* **Directions**: Each entry must be output exactly as it appears.

╔══

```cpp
RT_HD unsigned to_u8(float v) {
    float r = roundf(v);
    if (r != r) return 0u;
    if (r <= 0.0f) return 0u;
    if (r >= 255.0f) return 255u;
    return (unsigned)r;
}

RT_HD unsigned tone_map(float ax, float ay, float az, unsigned n) {
    const float inv = rt_div(1.0f, (float)n);
    float v[3] = {inv * ax, inv * ay, inv * az};
    unsigned px = 0xff000000u;
#pragma unroll
    for (int ch = 0; ch < 3; ch++) {
        float cc = 0.6f * v[ch];
        float num = cc * (2.51f * cc + 0.03f);
        float den = cc * (2.43f * cc + 0.59f) + 0.14f;
        float tm = fminf(rt_div(num, den), 1.0f);
        float g = rt_sqrt(tm) * 255.0f;
        px |= to_u8(g) << (8 * ch);
    }
    return px;
}

}
```

bwidman-raytracer_amd/csrc/rt_render.cpp:

```cpp
#include <cmath>

#include "rt_context.h"

static int prepare(rt_context* c, const rt_render_params* p, rt_kparams& K, unsigned& first) {
    const HostFpEnv fp;
    if (!c || !p) return fail(c, RT_ERR_INVALID_ARGUMENT, "null argument");
    if (!c->has_scene) return fail(c, RT_ERR_NO_SCENE, "rt_set_scene() not called");
    const int stride = p->row_stride == 0 ? 1 : p->row_stride;
    if (p->width <= 0 || p->height <= 0 || p->samples <= 0 || p->row_offset < 0 || stride < 0 ||
        p->row_offset >= p->height)
        return fail(c, RT_ERR_INVALID_ARGUMENT, "bad render params %dx%d samples %d shard %d/%d", p->width,
                    p->height, p->samples, p->row_offset, stride);
    if (p->max_bounces < 0) return fail(c, RT_ERR_INVALID_ARGUMENT, "max_bounces < 0");
    if (p->max_bounces > RT_MAX_BOUNCES)
        return fail(c, RT_ERR_UNSUPPORTED, "max_bounces %d > %d", p->max_bounces, RT_MAX_BOUNCES);
    if (c->width != p->width || c->height != p->height || c->row_offset != p->row_offset ||
        c->row_stride != stride || !c->rng.p) {
        int rc = rt_init_rand(c, p->width, p->height, p->row_offset, stride);
        if (rc) return rc;
    }
    first = p->first_frame ? p->first_frame : c->frame;
    if ((unsigned long long)first + (unsigned)p->samples > 0xffffffffull)
        return fail(c, RT_ERR_INVALID_ARGUMENT, "frame counter overflow");
    if (!c->cpu) HIP_TRY(c, hipSetDevice(c->device));

    fill_view(c, p->width, p->height, p->row_offset, stride, c->rows, K);
    K.samples = p->samples;
    K.max_bounces = p->max_bounces;
    K.first_frame = first;
    K.rng = c->rng.as<unsigned>();
    K.accum = c->accum.as<float>();
    return RT_OK;
}

void fill_view(rt_context* c, int width, int height, int row_offset, int stride, int rows, rt_kparams& K) {
    std::memset(&K, 0, sizeof K);
    K.width = width;
    K.height = height;
    K.row_offset = row_offset;
    K.row_stride = stride;
    K.rows = rows;
    const rt_camera& cam = c->camera;
    K.cam_pos[0] = cam.position.x;
    K.cam_pos[1] = cam.position.y;
    K.cam_pos[2] = cam.position.z;
    K.screen_z = -(float)(width / 2) / tanf(cam.fov / 2.0f);
    {
        const float cy = cosf(cam.angle[0]), sy = sinf(cam.angle[0]);
        const float cx = cosf(cam.angle[1]), sx = sinf(cam.angle[1]);
        const float L[3][3] = {{cy, 0, sy}, {0, 1, 0}, {-sy, 0, cy}};
        const float U[3][3] = {{1, 0, 0}, {0, cx, -sx}, {0, sx, cx}};
        for (int i = 0; i < 3; i++)
            for (int j = 0; j < 3; j++)
                K.rot[3 * i + j] = L[i][0] * U[0][j] + L[i][1] * U[1][j] + L[i][2] * U[2][j];
    }
    K.jitter = (float)(0.001 * (width / 1000));
    K.bg[0] = c->background[0];
    K.bg[1] = c->background[1];
    K.bg[2] = c->background[2];
    const rt_compiled_scene& sc = c->scene;
    K.n_sph = sc.n_sph;
    K.n_pln = sc.n_pln;
    K.n_tri = sc.n_tri;
    K.n_quad = sc.n_quad;
    K.cull_omax = sc.cull_omax;
    K.bvh_order_stride = sc.bvh_nodes_per_order * 8;
    K.bvh_order_mask = sc.bvh_order_mask;
    int nmax = sc.n_sph;
    if (sc.n_pln > nmax) nmax = sc.n_pln;
    if (sc.n_tri > nmax) nmax = sc.n_tri;
    if (sc.n_quad > nmax) nmax = sc.n_quad;
    K.n_max = nmax;
    const float* base = c->scene_buf.as<const float>();
    K.sph = base;
    K.pln = base + sc.off_pln;
    K.tri = base + sc.off_tri;
    K.quad = base + sc.off_quad;
    K.hit = base + sc.off_hit;
    K.bvh_nodes = sc.off_bvh ? base + sc.off_bvh : nullptr;
    K.bvh_leafrec = sc.off_bvh ? base + sc.off_bvh_prims : nullptr;
    K.bvh_leafvtx = sc.off_bvh ? base + sc.off_bvh_vtx : nullptr;
    K.bvh_nodes16 = sc.off_bvh && sc.off_bvh16 ? reinterpret_cast<const unsigned*>(base + sc.off_bvh16) : nullptr;
    K.bvh_n_nodes = sc.bvh_nodes_per_order;
    K.ovf_sc = sc.ovf_sc;
    K.ovf_nm = sc.ovf_nm;
    K.ovf_im = sc.ovf_im;
    K.cull_dmax = sc.cull_dmax;
    K.spp_inner = c->spp_inner;
}
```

╚══

* **Exercise response**:
```cpp
RT_HD unsigned to_u8(float v) {
    float r = roundf(v);
    if (r != r) return 0u;
    if (r <= 0.0f) return 0u;
    if (r >= 255.0f) return 255u;
    return (unsigned)r;
}

RT_HD unsigned tone_map(float ax, float ay, float az, unsigned n) {
    const float inv = rt_div(1.0f, (float)n);
    float v[3] = {inv * ax, inv * ay, inv * az};
    unsigned px = 0xff000000u;
#pragma unroll
    for (int ch = 0; ch < 3; ch++) {
        float cc = 0.6f * v[ch];
        float num = cc * (2.51f * cc + 0.03f);
        float den = cc * (2.43f * cc + 0.59f) + 0.14f;
        float tm = fminf(rt_div(num, den), 1.0f);
        float g = rt_sqrt(tm) * 255.0f;
        px |= to_u8(g) << (8 * ch);
    }
    return px;
}

}
```

bwidman-raytracer_amd/csrc/rt_render.cpp:

```cpp
#include <cmath>

#include "rt_context.h"

static int prepare(rt_context* c, const rt_render_params* p, rt_kparams& K, unsigned& first) {
    const HostFpEnv fp;
    if (!c || !p) return fail(c, RT_ERR_INVALID_ARGUMENT, "null argument");
    if (!c->has_scene) return fail(c, RT_ERR_NO_SCENE, "rt_set_scene() not called");
    const int stride = p->row_stride == 0 ? 1 : p->row_stride;
    if (p->width <= 0 || p->height <= 0 || p->samples <= 0 || p->row_offset < 0 || stride < 0 ||
        p->row_offset >= p->height)
        return fail(c, RT_ERR_INVALID_ARGUMENT, "bad render params %dx%d samples %d shard %d/%d", p->width,
                    p->height, p->samples, p->row_offset, stride);
    if (p->max_bounces < 0) return fail(c, RT_ERR_INVALID_ARGUMENT, "max_bounces < 0");
    if (p->max_bounces > RT_MAX_BOUNCES)
        return fail(c, RT_ERR_UNSUPPORTED, "max_bounces %d > %d", p->max_bounces, RT_MAX_BOUNCES);
    if (c->width != p->width || c->height != p->height || c->row_offset != p->row_offset ||
        c->row_stride != stride || !c->rng.p) {
        int rc = rt_init_rand(c, p->width, p->height, p->row_offset, stride);
        if (rc) return rc;
    }
    first = p->first_frame ? p->first_frame : c->frame;
    if ((unsigned long long)first + (unsigned)p->samples > 0xffffffffull)
        return fail(c, RT_ERR_INVALID_ARGUMENT, "frame counter overflow");
    if (!c->cpu) HIP_TRY(c, hipSetDevice(c->device));

    fill_view(c, p->width, p->height, p->row_offset, stride, c->rows, K);
    K.samples = p->samples;
    K.max_bounces = p->max_bounces;
    K.first_frame = first;
    K.rng = c->rng.as<unsigned>();
    K.accum = c->accum.as<float>();
    return RT_OK;
}

void fill_view(rt_context* c, int width, int height, int row_offset, int stride, int rows, rt_kparams& K) {
    std::memset(&K, 0, sizeof K);
    K.width = width;
    K.height = height;
    K.row_offset = row_offset;
    K.row_stride = stride;
    K.rows = rows;
    const rt_camera& cam = c->camera;
    K.cam_pos[0] = cam.position.x;
    K.cam_pos[1] = cam.position.y;
    K.cam_pos[2] = cam.position.z;
    K.screen_z = -(float)(width / 2) / tanf(cam.fov / 2.0f);
    {
        const float cy = cosf(cam.angle[0]), sy = sinf(cam.angle[0]);
        const float cx = cosf(cam.angle[1]), sx = sinf(cam.angle[1]);
        const float L[3][3] = {{cy, 0, sy}, {0, 1, 0}, {-sy, 0, cy}};
        const float U[3][3] = {{1, 0, 0}, {0, cx, -sx}, {0, sx, cx}};
        for (int i = 0; i < 3; i++)
            for (int j = 0; j < 3; j++)
                K.rot[3 * i + j] = L[i][0] * U[0][j] + L[i][1] * U[1][j] + L[i][2] * U[2][j];
    }
    K.jitter = (float)(0.001 * (width / 1000));
    K.bg[0] = c->background[0];
    K.bg[1] = c->background[1];
    K.bg[2] = c->background[2];
    const rt_compiled_scene& sc = c->scene;
    K.n_sph = sc.n_sph;
    K.n_pln = sc.n_pln;
    K.n_tri = sc.n_tri;
    K.n_quad = sc.n_quad;
    K.cull_omax = sc.cull_omax;
    K.bvh_order_stride = sc.bvh_nodes_per_order * 8;
    K.bvh_order_mask = sc.bvh_order_mask;
    int nmax = sc.n_sph;
    if (sc.n_pln > nmax) nmax = sc.n_pln;
    if (sc.n_tri > nmax) nmax = sc.n_tri;
    if (sc.n_quad > nmax) nmax = sc.n_quad;
    K.n_max = nmax;
    const float* base = c->scene_buf.as<const float>();
    K.sph = base;
    K.pln = base + sc.off_pln;
    K.tri = base + sc.off_tri;
    K.quad = base + sc.off_quad;
    K.hit = base + sc.off_hit;
    K.bvh_nodes = sc.off_bvh ? base + sc.off_bvh : nullptr;
    K.bvh_leafrec = sc.off_bvh ? base + sc.off_bvh_prims : nullptr;
    K.bvh_leafvtx = sc.off_bvh ? base + sc.off_bvh_vtx : nullptr;
    K.bvh_nodes16 = sc.off_bvh && sc.off_bvh16 ? reinterpret_cast<const unsigned*>(base + sc.off_bvh16) : nullptr;
    K.bvh_n_nodes = sc.bvh_nodes_per_order;
    K.ovf_sc = sc.ovf_sc;
    K.ovf_nm = sc.ovf_nm;
    K.ovf_im = sc.ovf_im;
    K.cull_dmax = sc.cull_dmax;
    K.spp_inner = c->spp_inner;
}
```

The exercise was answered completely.